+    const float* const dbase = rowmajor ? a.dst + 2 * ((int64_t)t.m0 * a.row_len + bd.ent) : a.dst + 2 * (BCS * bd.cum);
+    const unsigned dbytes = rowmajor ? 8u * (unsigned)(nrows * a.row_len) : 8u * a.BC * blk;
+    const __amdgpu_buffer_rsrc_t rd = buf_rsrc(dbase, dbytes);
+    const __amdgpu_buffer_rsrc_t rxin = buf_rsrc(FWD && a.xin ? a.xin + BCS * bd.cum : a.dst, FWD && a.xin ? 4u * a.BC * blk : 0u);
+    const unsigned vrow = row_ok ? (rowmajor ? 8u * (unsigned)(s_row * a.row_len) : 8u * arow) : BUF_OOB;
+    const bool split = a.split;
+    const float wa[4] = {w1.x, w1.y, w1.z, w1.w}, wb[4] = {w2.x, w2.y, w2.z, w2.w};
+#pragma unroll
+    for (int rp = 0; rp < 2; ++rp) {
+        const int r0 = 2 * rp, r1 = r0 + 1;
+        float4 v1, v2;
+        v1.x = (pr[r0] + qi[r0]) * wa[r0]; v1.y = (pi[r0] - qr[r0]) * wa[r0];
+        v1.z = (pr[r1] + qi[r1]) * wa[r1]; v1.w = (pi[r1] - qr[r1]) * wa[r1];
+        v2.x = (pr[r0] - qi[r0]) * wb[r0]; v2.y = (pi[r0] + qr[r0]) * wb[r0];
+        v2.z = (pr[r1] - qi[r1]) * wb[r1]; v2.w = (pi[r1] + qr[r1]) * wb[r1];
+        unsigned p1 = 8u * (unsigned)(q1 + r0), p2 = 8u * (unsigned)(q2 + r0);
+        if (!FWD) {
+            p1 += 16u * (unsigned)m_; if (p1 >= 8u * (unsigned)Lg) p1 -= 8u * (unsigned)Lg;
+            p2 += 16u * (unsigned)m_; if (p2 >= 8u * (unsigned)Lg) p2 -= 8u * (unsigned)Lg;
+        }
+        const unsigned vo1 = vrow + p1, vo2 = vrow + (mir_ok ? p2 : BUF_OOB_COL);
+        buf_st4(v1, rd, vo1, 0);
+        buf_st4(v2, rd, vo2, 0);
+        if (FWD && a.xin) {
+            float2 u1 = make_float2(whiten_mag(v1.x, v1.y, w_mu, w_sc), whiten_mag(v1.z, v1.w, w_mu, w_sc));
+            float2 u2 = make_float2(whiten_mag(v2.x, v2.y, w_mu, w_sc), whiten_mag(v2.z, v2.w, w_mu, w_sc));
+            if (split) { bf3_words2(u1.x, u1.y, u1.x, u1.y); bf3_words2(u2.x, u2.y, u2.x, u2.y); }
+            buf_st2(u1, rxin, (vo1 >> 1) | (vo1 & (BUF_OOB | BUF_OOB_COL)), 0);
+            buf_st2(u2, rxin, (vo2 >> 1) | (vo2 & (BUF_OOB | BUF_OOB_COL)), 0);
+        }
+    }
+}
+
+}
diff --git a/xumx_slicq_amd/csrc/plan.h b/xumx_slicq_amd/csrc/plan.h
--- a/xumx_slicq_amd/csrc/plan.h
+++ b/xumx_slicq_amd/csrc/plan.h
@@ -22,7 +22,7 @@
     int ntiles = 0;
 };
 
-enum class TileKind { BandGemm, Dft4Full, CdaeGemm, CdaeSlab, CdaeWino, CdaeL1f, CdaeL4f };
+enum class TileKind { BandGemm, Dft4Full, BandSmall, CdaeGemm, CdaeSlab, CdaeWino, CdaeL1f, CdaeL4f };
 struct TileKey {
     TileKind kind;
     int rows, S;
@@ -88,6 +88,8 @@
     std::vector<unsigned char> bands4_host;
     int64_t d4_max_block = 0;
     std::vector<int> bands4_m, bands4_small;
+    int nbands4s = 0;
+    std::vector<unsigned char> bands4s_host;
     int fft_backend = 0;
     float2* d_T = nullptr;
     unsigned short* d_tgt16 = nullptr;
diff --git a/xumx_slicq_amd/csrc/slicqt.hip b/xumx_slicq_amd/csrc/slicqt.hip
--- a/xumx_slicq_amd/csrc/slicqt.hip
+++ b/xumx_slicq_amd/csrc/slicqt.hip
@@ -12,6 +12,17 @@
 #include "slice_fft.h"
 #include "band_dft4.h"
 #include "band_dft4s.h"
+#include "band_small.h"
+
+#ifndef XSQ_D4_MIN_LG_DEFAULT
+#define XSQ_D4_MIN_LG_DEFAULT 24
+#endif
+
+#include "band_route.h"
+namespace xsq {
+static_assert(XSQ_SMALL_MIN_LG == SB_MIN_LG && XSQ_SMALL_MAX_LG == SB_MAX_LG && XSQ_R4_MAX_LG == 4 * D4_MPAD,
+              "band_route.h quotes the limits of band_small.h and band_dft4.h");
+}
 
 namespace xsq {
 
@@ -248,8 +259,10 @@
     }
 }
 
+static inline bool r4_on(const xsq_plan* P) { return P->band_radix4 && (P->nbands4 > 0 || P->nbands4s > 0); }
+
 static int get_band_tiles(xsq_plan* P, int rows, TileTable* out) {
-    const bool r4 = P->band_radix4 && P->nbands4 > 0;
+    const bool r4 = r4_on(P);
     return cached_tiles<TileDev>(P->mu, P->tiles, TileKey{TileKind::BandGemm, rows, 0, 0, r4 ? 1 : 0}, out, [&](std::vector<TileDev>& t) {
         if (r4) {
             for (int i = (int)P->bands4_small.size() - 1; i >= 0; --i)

○ ○ ○ ○ ○

WHAT THE TASK ASKS: Print all of the entries exactly, leaving nothing out.

RESULT:
+    const float* const dbase = rowmajor ? a.dst + 2 * ((int64_t)t.m0 * a.row_len + bd.ent) : a.dst + 2 * (BCS * bd.cum);
+    const unsigned dbytes = rowmajor ? 8u * (unsigned)(nrows * a.row_len) : 8u * a.BC * blk;
+    const __amdgpu_buffer_rsrc_t rd = buf_rsrc(dbase, dbytes);
+    const __amdgpu_buffer_rsrc_t rxin = buf_rsrc(FWD && a.xin ? a.xin + BCS * bd.cum : a.dst, FWD && a.xin ? 4u * a.BC * blk : 0u);
+    const unsigned vrow = row_ok ? (rowmajor ? 8u * (unsigned)(s_row * a.row_len) : 8u * arow) : BUF_OOB;
+    const bool split = a.split;
+    const float wa[4] = {w1.x, w1.y, w1.z, w1.w}, wb[4] = {w2.x, w2.y, w2.z, w2.w};
+#pragma unroll
+    for (int rp = 0; rp < 2; ++rp) {
+        const int r0 = 2 * rp, r1 = r0 + 1;
+        float4 v1, v2;
+        v1.x = (pr[r0] + qi[r0]) * wa[r0]; v1.y = (pi[r0] - qr[r0]) * wa[r0];
+        v1.z = (pr[r1] + qi[r1]) * wa[r1]; v1.w = (pi[r1] - qr[r1]) * wa[r1];
+        v2.x = (pr[r0] - qi[r0]) * wb[r0]; v2.y = (pi[r0] + qr[r0]) * wb[r0];
+        v2.z = (pr[r1] - qi[r1]) * wb[r1]; v2.w = (pi[r1] + qr[r1]) * wb[r1];
+        unsigned p1 = 8u * (unsigned)(q1 + r0), p2 = 8u * (unsigned)(q2 + r0);
+        if (!FWD) {
+            p1 += 16u * (unsigned)m_; if (p1 >= 8u * (unsigned)Lg) p1 -= 8u * (unsigned)Lg;
+            p2 += 16u * (unsigned)m_; if (p2 >= 8u * (unsigned)Lg) p2 -= 8u * (unsigned)Lg;
+        }
+        const unsigned vo1 = vrow + p1, vo2 = vrow + (mir_ok ? p2 : BUF_OOB_COL);
+        buf_st4(v1, rd, vo1, 0);
+        buf_st4(v2, rd, vo2, 0);
+        if (FWD && a.xin) {
+            float2 u1 = make_float2(whiten_mag(v1.x, v1.y, w_mu, w_sc), whiten_mag(v1.z, v1.w, w_mu, w_sc));
+            float2 u2 = make_float2(whiten_mag(v2.x, v2.y, w_mu, w_sc), whiten_mag(v2.z, v2.w, w_mu, w_sc));
+            if (split) { bf3_words2(u1.x, u1.y, u1.x, u1.y); bf3_words2(u2.x, u2.y, u2.x, u2.y); }
+            buf_st2(u1, rxin, (vo1 >> 1) | (vo1 & (BUF_OOB | BUF_OOB_COL)), 0);
+            buf_st2(u2, rxin, (vo2 >> 1) | (vo2 & (BUF_OOB | BUF_OOB_COL)), 0);
+        }
+    }
+}
+
+}
diff --git a/xumx_slicq_amd/csrc/plan.h b/xumx_slicq_amd/csrc/plan.h
--- a/xumx_slicq_amd/csrc/plan.h
+++ b/xumx_slicq_amd/csrc/plan.h
@@ -22,7 +22,7 @@
     int ntiles = 0;
 };
 
-enum class TileKind { BandGemm, Dft4Full, CdaeGemm, CdaeSlab, CdaeWino, CdaeL1f, CdaeL4f };
+enum class TileKind { BandGemm, Dft4Full, BandSmall, CdaeGemm, CdaeSlab, CdaeWino, CdaeL1f, CdaeL4f };
 struct TileKey {
     TileKind kind;
     int rows, S;
@@ -88,6 +88,8 @@
     std::vector<unsigned char> bands4_host;
     int64_t d4_max_block = 0;
     std::vector<int> bands4_m, bands4_small;
+    int nbands4s = 0;
+    std::vector<unsigned char> bands4s_host;
     int fft_backend = 0;
     float2* d_T = nullptr;
     unsigned short* d_tgt16 = nullptr;
diff --git a/xumx_slicq_amd/csrc/slicqt.hip b/xumx_slicq_amd/csrc/slicqt.hip
--- a/xumx_slicq_amd/csrc/slicqt.hip
+++ b/xumx_slicq_amd/csrc/slicqt.hip
@@ -12,6 +12,17 @@
 #include "slice_fft.h"
 #include "band_dft4.h"
 #include "band_dft4s.h"
+#include "band_small.h"
+
+#ifndef XSQ_D4_MIN_LG_DEFAULT
+#define XSQ_D4_MIN_LG_DEFAULT 24
+#endif
+
+#include "band_route.h"
+namespace xsq {
+static_assert(XSQ_SMALL_MIN_LG == SB_MIN_LG && XSQ_SMALL_MAX_LG == SB_MAX_LG && XSQ_R4_MAX_LG == 4 * D4_MPAD,
+              "band_route.h quotes the limits of band_small.h and band_dft4.h");
+}
 
 namespace xsq {
 
@@ -248,8 +259,10 @@
     }
 }
 
+static inline bool r4_on(const xsq_plan* P) { return P->band_radix4 && (P->nbands4 > 0 || P->nbands4s > 0); }
+
 static int get_band_tiles(xsq_plan* P, int rows, TileTable* out) {
-    const bool r4 = P->band_radix4 && P->nbands4 > 0;
+    const bool r4 = r4_on(P);
     return cached_tiles<TileDev>(P->mu, P->tiles, TileKey{TileKind::BandGemm, rows, 0, 0, r4 ? 1 : 0}, out, [&](std::vector<TileDev>& t) {
         if (r4) {
             for (int i = (int)P->bands4_small.size() - 1; i >= 0; --i)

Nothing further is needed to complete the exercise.